# Enrico of Italy 1982 Spring Lever



## StevenG91 (Dec 7, 2019)

So for some of you lever heads out there I thought this might be of interest. It's a 1982 spring lever which I have picked up on flea bay. I've wanted one for a while just to play about with. It's an Enrico ce12 v2. It's made from brass and apparently has a whopping 71mm portafilter with a 68mm basket. 😂 The reviews of this machine rate it as abysmal and that it cannot produce a shot of expresso due to the poor spring and build quality. However this has not deterred me and because I got it for a steal I'm looking forward to playing about 😜. Further photos and tear down to follow.


----------



## El carajillo (Mar 16, 2013)

Looks interesting :good:


----------



## StevenG91 (Dec 7, 2019)

El carajillo said:


> Looks interesting :good:


 The interesting part is going to be trying to find Gaskets for it. I've emailed Francesco Ceccarelli in the hope that he has some. If anyone can give me information it will be him.


----------



## KTD (Dec 28, 2017)

Looks like it'll come up nice, I think I would have had it too! There's a full gasket kit for around £40 on eBay I think

Sent from my iPhone using Tapatalk


----------



## StevenG91 (Dec 7, 2019)

KTD said:


> Looks like it'll come up nice, I think I would have had it too! There's a full gasket kit for around £40 on eBay I think
> 
> Sent from my iPhone using Tapatalk


 Thanks. I'd seen that, it's about £50 for Gaskets which seems excessive. Hopefully I'll find a cheaper option.


----------



## ronan08 (Dec 21, 2019)

I seen that! Thought it looked interesting all the best with it


----------



## StevenG91 (Dec 7, 2019)

I'm afraid it wasn't meant to be. This arrived in a right sorry state today ☹☹☹


----------



## Rincewind (Aug 25, 2020)

Oh dear....somebody's arse needs kicking.....and i bet it was couriered ?

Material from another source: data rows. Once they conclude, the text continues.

constexpr int DH = 64;
constexpr int QC = 36;
constexpr int KLD = DH + 1;
constexpr size_t VALU_STATIC_LDS = 272;
constexpr size_t LDS_PER_WG = 160 * 1024;
constexpr size_t valu_dynamic_lds(int N) { return ((size_t)N * KLD + (size_t)QC * (N + 4) + QC * DH) * sizeof(float); }
constexpr bool valu_fits(int N) { return valu_dynamic_lds(N) + VALU_STATIC_LDS <= LDS_PER_WG; }
static_assert(valu_fits(380) && !valu_fits(381), "the VALU kernel holds 380 keys (163312 + 272 B), not 381 (163716 + 272 B > 163840)");
static_assert(valu_fits(64), "the masked entry's 64 tokens fit");

__global__ __launch_bounds__(256) void attention_kernel(const float* __restrict__ qkv, float* __restrict__ out, int NT,
                                                        int heads, float scale, const int* __restrict__ valid) {
    extern __shared__ __attribute__((aligned(16))) float smem[];
    __shared__ int kidx[64];
    __shared__ int kcount;
    const int tid = threadIdx.x;
    const int q0 = blockIdx.x * QC, h = blockIdx.y, b = blockIdx.z;
    const int inner = heads * DH;
    const long row0 = (long)b * NT;
    const int ld = 3 * inner;
    int N = NT;
    if (valid) {
        if (tid < 64) {
            const bool v = tid < NT && valid[(long)b * NT + tid] != 0;
            const unsigned long long m = __ballot(v);
            if (v) kidx[__popcll(m & ((1ull << tid) - 1ull))] = tid;
            if (tid == 0) kcount = (int)__popcll(m);
        }
        __syncthreads();
        N = kcount;
        if (N == 0) {
            for (int i = tid; i < QC * DH; i += 256) {
                const int n = q0 + (i >> 6);
                if (n < NT) out[(row0 + n) * inner + h * DH + (i & 63)] = 0.f;
            }
            return;
        }
    }
    const int SLD = N + 4;
    float* KV = smem;
    float* S = KV + N * KLD;
    float* Q = S + QC * SLD;
#define LM_KROW(n) (valid ? kidx[n] : (n))

    for (int i = tid; i < N * DH; i += 256) {
        const int n = i >> 6, d = i & 63;
        KV[n * KLD + d] = qkv[(row0 + LM_KROW(n)) * ld + inner + h * DH + d];
    }
    for (int i = tid; i < QC * DH; i += 256) {
        const int n = i >> 6, d = i & 63;
        Q[i] = (q0 + n < NT) ? qkv[(row0 + q0 + n) * ld + h * DH + d] : 0.f;
    }
    __syncthreads();
    for (int idx = tid; idx < QC * N; idx += 256) {
        const int i = idx / N, j = idx - i * N;
        const float* qr = Q + i * DH;
        const float* kr = KV + j * KLD;
        float acc = 0.f;
#pragma unroll
        for (int d = 0; d < DH; ++d) acc = fmaf(qr[d], kr[d], acc);
        S[i * SLD + j] = acc * scale;
    }
    __syncthreads();
    for (int i = tid; i < N * DH; i += 256) {
        const int n = i >> 6, d = i & 63;
        KV[n * KLD + d] = qkv[(row0 + LM_KROW(n)) * ld + 2 * inner + h * DH + d];
    }
#undef LM_KROW
    const int wave = tid >> 6, lane = tid & 63;
    for (int i = wave; i < QC; i += 4) {
        float* sr = S + i * SLD;
        float m = -INFINITY;
        for (int j = lane; j < N; j += 64) m = fmaxf(m, sr[j]);
        for (int o = 32; o > 0; o >>= 1) m = fmaxf(m, __shfl_xor(m, o));
        float sum = 0.f;
        for (int j = lane; j < N; j += 64) {
            const float e = expf(sr[j] - m);
            sr[j] = e;
            sum += e;
        }
        for (int o = 32; o > 0; o >>= 1) sum += __shfl_xor(sum, o);
        const float inv = 1.0f / sum;
        for (int j = lane; j < N; j += 64) sr[j] *= inv;
    }
    __syncthreads();
    const int d = lane;
    float acc[QC / 4];
#pragma unroll
    for (int r = 0; r < QC / 4; ++r) acc[r] = 0.f;
    for (int j = 0; j < N; ++j) {
        const float v = KV[j * KLD + d];
#pragma unroll
        for (int r = 0; r < QC / 4; ++r) acc[r] = fmaf(S[(wave + 4 * r) * SLD + j], v, acc[r]);
    }
#pragma unroll
    for (int r = 0; r < QC / 4; ++r) {
        const int i = q0 + wave + 4 * r;
        if (i < NT) out[(row0 + i) * inner + h * DH + d] = acc[r];
    }
}

typedef float f32x16 __attribute__((ext_vector_type(16)));
typedef float f32x4 __attribute__((ext_vector_type(4)));
constexpr int NKB = 11;
constexpr int NPAD = NKB * 32;
constexpr int KP = DH + 4;

__global__ __launch_bounds__(256) void attention_mfma_kernel(const float* __restrict__ qkv, float* __restrict__ out, int N, int heads,
                                                             float scale) {
    extern __shared__ __attribute__((aligned(16))) float smem[];
    const int tid = threadIdx.x, lane = tid & 63, wave = tid >> 6;
    const int h = blockIdx.y, b = blockIdx.z;
    const int inner = heads * DH, ld = 3 * inner;
    const long row0 = (long)b * N;
    const int col = lane & 31, half = lane >> 5;
    const int q = (blockIdx.x * 4 + wave) * 32 + col;
    for (int i = tid; i < NPAD * (DH / 4); i += 256) {
        const int n = i >> 4, c4 = (i & 15) * 4;
        f32x4 v = {0.f, 0.f, 0.f, 0.f};
        if (n < N) v = *reinterpret_cast<const f32x4*>(qkv + (row0 + n) * ld + inner + h * DH + c4);
        *reinterpret_cast<f32x4*>(smem + n * KP + c4) = v;
    }
    f32x4 qf[8];
#pragma unroll
    for (int g = 0; g < 8; ++g) {
        qf[g] = f32x4{0.f, 0.f, 0.f, 0.f};
        if (q < N) qf[g] = *reinterpret_cast<const f32x4*>(qkv + (row0 + q) * ld + h * DH + 8 * g + 4 * half);
    }
    __syncthreads();
    f32x16 s[NKB];
#pragma unroll
    for (int kb = 0; kb < NKB; ++kb) {
#pragma unroll
        for (int r = 0; r < 16; ++r) s[kb][r] = 0.f;
#pragma unroll
        for (int g = 0; g < 8; ++g) {
            const f32x4 kf = *reinterpret_cast<const f32x4*>(smem + (kb * 32 + col) * KP + 8 * g + 4 * half);
#pragma unroll
            for (int t = 0; t < 4; ++t) s[kb] = __builtin_amdgcn_mfma_f32_32x32x2f32(kf[t], qf[g][t], s[kb], 0, 0, 0);
        }
    }
    float m = -INFINITY;
#pragma unroll
    for (int kb = 0; kb < NKB; ++kb)
#pragma unroll
        for (int r = 0; r < 16; ++r) {
            const int key = kb * 32 + (r & 3) + 8 * (r >> 2) + 4 * half;
            s[kb][r] = key < N ? s[kb][r] * scale : -INFINITY;
            m = fmaxf(m, s[kb][r]);
        }
    m = fmaxf(m, __shfl_xor(m, 32));
    float sum = 0.f;
#pragma unroll
    for (int kb = 0; kb < NKB; ++kb)
#pragma unroll
        for (int r = 0; r < 16; ++r) {
            const float e = expf(s[kb][r] - m);
            s[kb][r] = e;
            sum += e;
        }
    sum += __shfl_xor(sum, 32);
    __syncthreads();
    for (int i = tid; i < NPAD * (DH / 4); i += 256) {
        const int n = i >> 4, c4 = (i & 15) * 4;
        f32x4 v = {0.f, 0.f, 0.f, 0.f};
        if (n < N) v = *reinterpret_cast<const f32x4*>(qkv + (row0 + n) * ld + 2 * inner + h * DH + c4);
        *reinterpret_cast<f32x4*>(smem + n * DH + c4) = v;
    }
    __syncthreads();
    f32x16 o[2];
#pragma unroll
    for (int dt = 0; dt < 2; ++dt)
#pragma unroll
        for (int r = 0; r < 16; ++r) o[dt][r] = 0.f;
#pragma unroll
    for (int kb = 0; kb < NKB; ++kb)
#pragma unroll
        for (int r = 0; r < 16; ++r) {
            const float* vrow = smem + (kb * 32 + (r & 3) + 8 * (r >> 2) + 4 * half) * DH + col;
            o[0] = __builtin_amdgcn_mfma_f32_32x32x2f32(vrow[0], s[kb][r], o[0], 0, 0, 0);
            o[1] = __builtin_amdgcn_mfma_f32_32x32x2f32(vrow[32], s[kb][r], o[1], 0, 0, 0);
        }
    if (q < N) {
        const float inv = 1.0f / sum;
        float* orow = out + (row0 + q) * inner + h * DH;
#pragma unroll
        for (int dt = 0; dt < 2; ++dt)
#pragma unroll
            for (int r4 = 0; r4 < 4; ++r4) {
                f32x4 v = {o[dt][4 * r4] * inv, o[dt][4 * r4 + 1] * inv, o[dt][4 * r4 + 2] * inv, o[dt][4 * r4 + 3] * inv};
                *reinterpret_cast<f32x4*>(orow + dt * 32 + 8 * r4 + 4 * half) = v;
            }
    }
}

constexpr int FKB = 64;
constexpr int VP = DH + 8;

You said purchased from fleabay..... i assume you paid via PayPal ? ...in which case request a refund...at least it won't be a total loss.

FWIW could the brass/copper metal bits be "re-shaped" ? ....that snapped pipe however looks like an ex-parrot.

Good luck either way.


----------



## StevenG91 (Dec 7, 2019)

Rumpelstiltskin said:


> Oh dear....somebody's arse needs kicking.....and i bet it was couriered ?
> 
> You said purchased from fleabay..... i assume you paid via PayPal ? ...in which case request a refund...at least it won't be a total loss.
> 
> ...


 Trying to go down the ebay PayPal refund route I'll see how I get it. The seller has 3 days to agree a solution. Yup Italian courier and then royal mail. There's quite a bit of damage to the metal work, I don't even think trying attempt repair is worth the time or money. Its a shame really.


----------



## DavecUK (Aug 6, 2013)

@StevenG91In your original phone photo of the item, it says 1 of 3, can you post up the other 2 photos. From the only one I can see, remarkable care has been taken with the direction and angle of the photo. There looks to be exactly the same bent cap on the photos you took of the delivered machine, which probably broke the pipe in the first place


----------



## StevenG91 (Dec 7, 2019)

DavecUK said:


> @StevenG91In your original phone photo of the item, it says 1 of 3, can you post up the other 2 photos. From the only one I can see, remarkable care has been taken with the direction and angle of the photo. There looks to be exactly the same bent cap on the photos you took of the delivered machine, which probably broke the pipe in the first place


 That's the other two photos that were on the original listing.


----------



## Rincewind (Aug 25, 2020)

Yepp as Dave suggested...."well composed photograph's" by the looks of it.....bar-stewards.


----------



## StevenG91 (Dec 7, 2019)

Rumpelstiltskin said:


> Yepp as Dave suggested...."well composed photograph's" by the looks of it.....bar-stewards.


 More fool me I guess 🙈


----------



## Rincewind (Aug 25, 2020)

I'm rooting for you matey with the PayPal refund request...tell them that you've been "mislead" and submit the photo's to them...chance are they'll just cough up the readies; may take a while though. Good luck either way.


----------



## StevenG91 (Dec 7, 2019)

Rumpelstiltskin said:


> I'm rooting for you matey with the PayPal refund request...tell them that you've been "mislead" and submit the photo's to them...chance are they'll just cough up the readies; may take a while though. Good luck either way.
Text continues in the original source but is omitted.